-template <int A, int OBS>
+template <int A, int OBS, int IE = 1>
 struct T2Layout {
     static constexpr bool kImage = OBS == CC_OBS_INT8;
     static constexpr int kEnvBytes = A * (6 + 4 * A);
     static constexpr int kImageBytes = kImage ? 32 * kEnvBytes : 0;
     using L1 = TpeLayout<A, CC_OBS_FP32>;
     static constexpr bool kRows32 = OBS == CC_OBS_FP32;
-    static constexpr int kRows32Bytes = kRows32 ? L1::kStageBytesPerWarp : 0;
+    static constexpr int kImgEnvs = IE, kImgRing = IE == 1 ? L1::kImgRing : 2;
+    static constexpr int kImgBytes = kImgEnvs * L1::kImgBytes;
+    static constexpr int kRows32Bytes = kRows32 ? L1::kTplBytesPerWarp + kImgRing * kImgBytes : 0;
     static constexpr bool kDirtyBitmap = kImage || kRows32;
     static constexpr int kBitmapOffset = kRows32 ? L1::kTplBytesPerWarp : 0;
     static constexpr int kBytesNeeded = kImage ? kImageBytes : (kRows32 ? kRows32Bytes : 0);
     static constexpr int kBytesPerWarp = kBytesNeeded > kBitmapOffset + kT2BitmapBytesPerWarp ? kBytesNeeded : kBitmapOffset + kT2BitmapBytesPerWarp;
     static constexpr int kDynBytes = kT2Warps * kBytesPerWarp;
+    static_assert(IE == 1 || (kRows32 && 32 % IE == 0), "multi-env images: float32 rows, a group is a whole number of images");
+    static constexpr int kSmemBlocks = 233472 / (kDynBytes + 6528);
+    static constexpr int kMinBlocks = IE > 1 && kSmemBlocks < CCB_T2_MIN_BLOCKS ? kSmemBlocks : CCB_T2_MIN_BLOCKS;
 };
+
+template <int A, int IE>
+__device__ __forceinline__ void t2_emit_rows(const unsigned *lut, unsigned sbase, void *obs, int g, int envs_here, int lane) {
+    using L = T2Layout<A, CC_OBS_FP32, IE>;
+    using L1 = typename L::L1;
+    constexpr int E = L::kImgEnvs, RING = L::kImgRing, kImages = 32 / E;
+    unsigned src[L1::kImgInstr];
+#pragma unroll
+    for (int j = 0; j < L1::kImgInstr; ++j) {
+        const unsigned d = lut[j * 32 + lane];
+        src[j] = sbase + ((d >> 31) ? (unsigned)((2 * A - 1 + (int)(d & 3u)) * L1::PSZ) : d);
+    }
+    const unsigned img0 = sbase + L1::kTplBytesPerWarp;
+    const unsigned islot = img0 + 8u * lane;
+    unsigned char *dst = static_cast<unsigned char *>(obs) + (size_t)g * 32 * L1::kImgBytes;
+    unsigned long long l2_evict_first;
+    asm volatile("createpolicy.fractional.L2::evict_first.b64 %0, 1.0;" : "=l"(l2_evict_first));
+    if (lane == 0) asm volatile("cp.async.bulk.wait_group.read 0;" ::: "memory");
+    for (int i0 = 0; i0 < kImages; i0 += RING) {
+#pragma unroll
+        for (int r = 0; r < RING; ++r) {
+            const int e0 = (i0 + r) * E;
+            if (i0 + r >= kImages || e0 >= envs_here) break;
+            if (lane == 0) asm volatile("cp.async.bulk.wait_group.read %0;" ::"n"(RING - 1) : "memory");
+            __syncwarp();
+#pragma unroll
+            for (int k = 0; k < E; ++k) {
+                const unsigned t_off = (unsigned)((r * E + k) * L1::TSB), i_off = (unsigned)(r * L::kImgBytes + k * L1::kImgBytes);
+#pragma unroll
+                for (int j = 0; j < L1::kImgInstr; ++j) {
+                    CCB_CHECK(src[j] + t_off >= sbase && src[j] + t_off + 8u <= sbase + (unsigned)L1::kTplBytesPerWarp);
+                    unsigned long long v;
+                    asm volatile("ld.shared.b64 %0, [%1];" : "=l"(v) : "r"(src[j] + t_off));
+                    if (j * 32 + 32 <= L1::PPE || lane + j * 32 < L1::PPE) {
+                        CCB_CHECK(islot + i_off + 256u * j + 8u <= img0 + (unsigned)(RING * L::kImgBytes));
+                        asm volatile("st.shared.b64 [%0], %1;" ::"r"(islot + i_off + 256u * j), "l"(v) : "memory");
+                    }
+                }
+            }
+            asm volatile("fence.proxy.async.shared::cta;" ::: "memory");
+            __syncwarp();
+            const unsigned bytes = (unsigned)(min(E, envs_here - e0) * L1::kImgBytes);
+            CCB_CHECK(bytes > 0u && bytes <= (unsigned)L::kImgBytes && bytes % 16u == 0u && (reinterpret_cast<uintptr_t>(dst + (size_t)e0 * L1::kImgBytes) & 15) == 0);
+            if (lane == 0) {
+                asm volatile("cp.async.bulk.global.shared::cta.bulk_group.L2::cache_hint [%0], [%1], %2, %3;"
+                             ::"l"(dst + (size_t)e0 * L1::kImgBytes), "r"(img0 + (unsigned)(r * L::kImgBytes)), "r"(bytes), "l"(l2_evict_first) : "memory");
+                asm volatile("cp.async.bulk.commit_group;" ::: "memory");
+            }
+        }
+#pragma unroll
+        for (int j = 0; j < L1::kImgInstr; ++j) src[j] += (unsigned)(RING * E * L1::TSB);
+    }
+}
 
 __device__ __forceinline__ unsigned t2_fill(unsigned w, int k) {
     unsigned r;
@@ -112,9 +170,9 @@
 }
 #endif
 
-template <int A, int OBS, int BT>
-__global__ void __launch_bounds__(kT2Threads, CCB_T2_MIN_BLOCKS) cc_step_tpe2_kernel(const __grid_constant__ KParams p) {
-    using L = T2Layout<A, OBS>;
+template <int A, int OBS, int BT, int IE = 1>
+__global__ void __launch_bounds__(kT2Threads, T2Layout<A, OBS, IE>::kMinBlocks) cc_step_tpe2_kernel(const __grid_constant__ KParams p) {
+    using L = T2Layout<A, OBS, IE>;
     const int B = BT >= 0 ? BT : p.B;
     static_assert(A >= 1 && A <= 8, "thread-per-env mapping is for crews of at most 8");
     static_assert(OBS == CC_OBS_NONE || OBS == CC_OBS_TABLE || (OBS == CC_OBS_INT8 && A == 8) || (OBS == CC_OBS_FP32 && A % 2 == 0),
@@ -429,7 +487,8 @@
             }
             __syncwarp();
             void *obs_t = static_cast<unsigned char *>(p.obs) + (size_t)tt * (size_t)p.slice_obs_bytes;
-            tpe_emit_group_tma<A, CC_OBS_FP32>(lut, img_s, obs_t, g, envs_here, lane, kc);
+            if constexpr (IE == 1) tpe_emit_group_tma<A, CC_OBS_FP32>(lut, img_s, obs_t, g, envs_here, lane, kc);
+            else t2_emit_rows<A, IE>(lut, img_s, obs_t, g, envs_here, lane);
             __syncwarp();
         } else if constexpr (OBS != CC_OBS_NONE) {
             unsigned T[A];
diff --git a/collectivecrossing_b200/csrc/cc_launch_tpe.cu b/collectivecrossing_b200/csrc/cc_launch_tpe.cu
--- a/collectivecrossing_b200/csrc/cc_launch_tpe.cu
+++ b/collectivecrossing_b200/csrc/cc_launch_tpe.cu
@@ -44,6 +44,22 @@
     return CC_OK;
 }
 
+template <int A, int OBS, int BT, int IE>
+int launch_tpe2_grid(cc_handle *h, const KParams &p, cudaStream_t s, int warps, int per_sm) {
+    using L = ccb::T2Layout<A, OBS, IE>;
+    const int smem = warps * L::kBytesPerWarp;
+    long long want = (p.n_groups + warps - 1) / warps;
+    long long cap = (long long)h->sm_count * per_sm;
+    int grid = (int)(want < cap ? want : cap);
+    if (grid < 1) grid = 1;
+    ccb::cc_step_tpe2_kernel<A, OBS, BT, IE><<<grid, warps * 32, smem, s>>>(p);
+    CC_CUDA(cudaGetLastError());
+    snprintf(h->last_kernel, sizeof h->last_kernel, "ccb::cc_step_tpe2_kernel<%d,%d>", A, OBS);
+    h->launches += 1;
+    h->tpe_launches += 1;
+    return CC_OK;
+}
+
 template <int A, int OBS, int BT = -1>
 int launch_tpe2_t(cc_handle *h, KParams p, cudaStream_t s) {
     using L = ccb::T2Layout<A, OBS>;
@@ -63,18 +79,14 @@
         warps = 2;
         rc = cc_cached_occupancy(h, reinterpret_cast<const void *>(kern), warps * 32, warps * L::kBytesPerWarp, &per_sm);
         if (rc != CC_OK) return rc;
+    } else if constexpr (OBS == CC_OBS_FP32 && A == 8) {
+        constexpr int kIE = 8;
+        auto kern8 = ccb::cc_step_tpe2_kernel<A, OBS, BT, kIE>;
+        rc = cc_cached_occupancy(h, reinterpret_cast<const void *>(kern8), warps * 32, warps * ccb::T2Layout<A, OBS, kIE>::kBytesPerWarp, &per_sm);
+        if (rc != CC_OK) return rc;
+        return launch_tpe2_grid<A, OBS, BT, kIE>(h, p, s, warps, per_sm);
     }
-    const int smem = warps * L::kBytesPerWarp;
-    long long want = (p.n_groups + warps - 1) / warps;
-    long long cap = (long long)h->sm_count * per_sm;
-    int grid = (int)(want < cap ? want : cap);
-    if (grid < 1) grid = 1;
-    kern<<<grid, warps * 32, smem, s>>>(p);
-    CC_CUDA(cudaGetLastError());
-    snprintf(h->last_kernel, sizeof h->last_kernel, "ccb::cc_step_tpe2_kernel<%d,%d>", A, OBS);
-    h->launches += 1;
-    h->tpe_launches += 1;
-    return CC_OK;
+    return launch_tpe2_grid<A, OBS, BT, 1>(h, p, s, warps, per_sm);
 }
 
 bool tpe2_eligible(const KParams &p, int obs_dtype) {
diff --git a/profiles/probes/tma_ring_probe.cu b/profiles/probes/tma_ring_probe.cu
--- a/profiles/probes/tma_ring_probe.cu
+++ b/profiles/probes/tma_ring_probe.cu
@@ -128,7 +128,107 @@
     fflush(stdout);
 }
 
-int main() {
+constexpr int kFusedT = 20, kFusedEnvBytes = 1216, kFusedSide = 49, kFusedTpl = 4864;
+
+template <int E, int RING>
+__global__ void __launch_bounds__(128) fused_probe(unsigned char *out, unsigned char *side, int n_groups, int *counter, unsigned *sink) {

----

Work instruction
Every line above that holds "csrc" should be copied out.

Exercise result
diff --git a/collectivecrossing_b200/csrc/cc_launch_tpe.cu b/collectivecrossing_b200/csrc/cc_launch_tpe.cu
--- a/collectivecrossing_b200/csrc/cc_launch_tpe.cu
+++ b/collectivecrossing_b200/csrc/cc_launch_tpe.cu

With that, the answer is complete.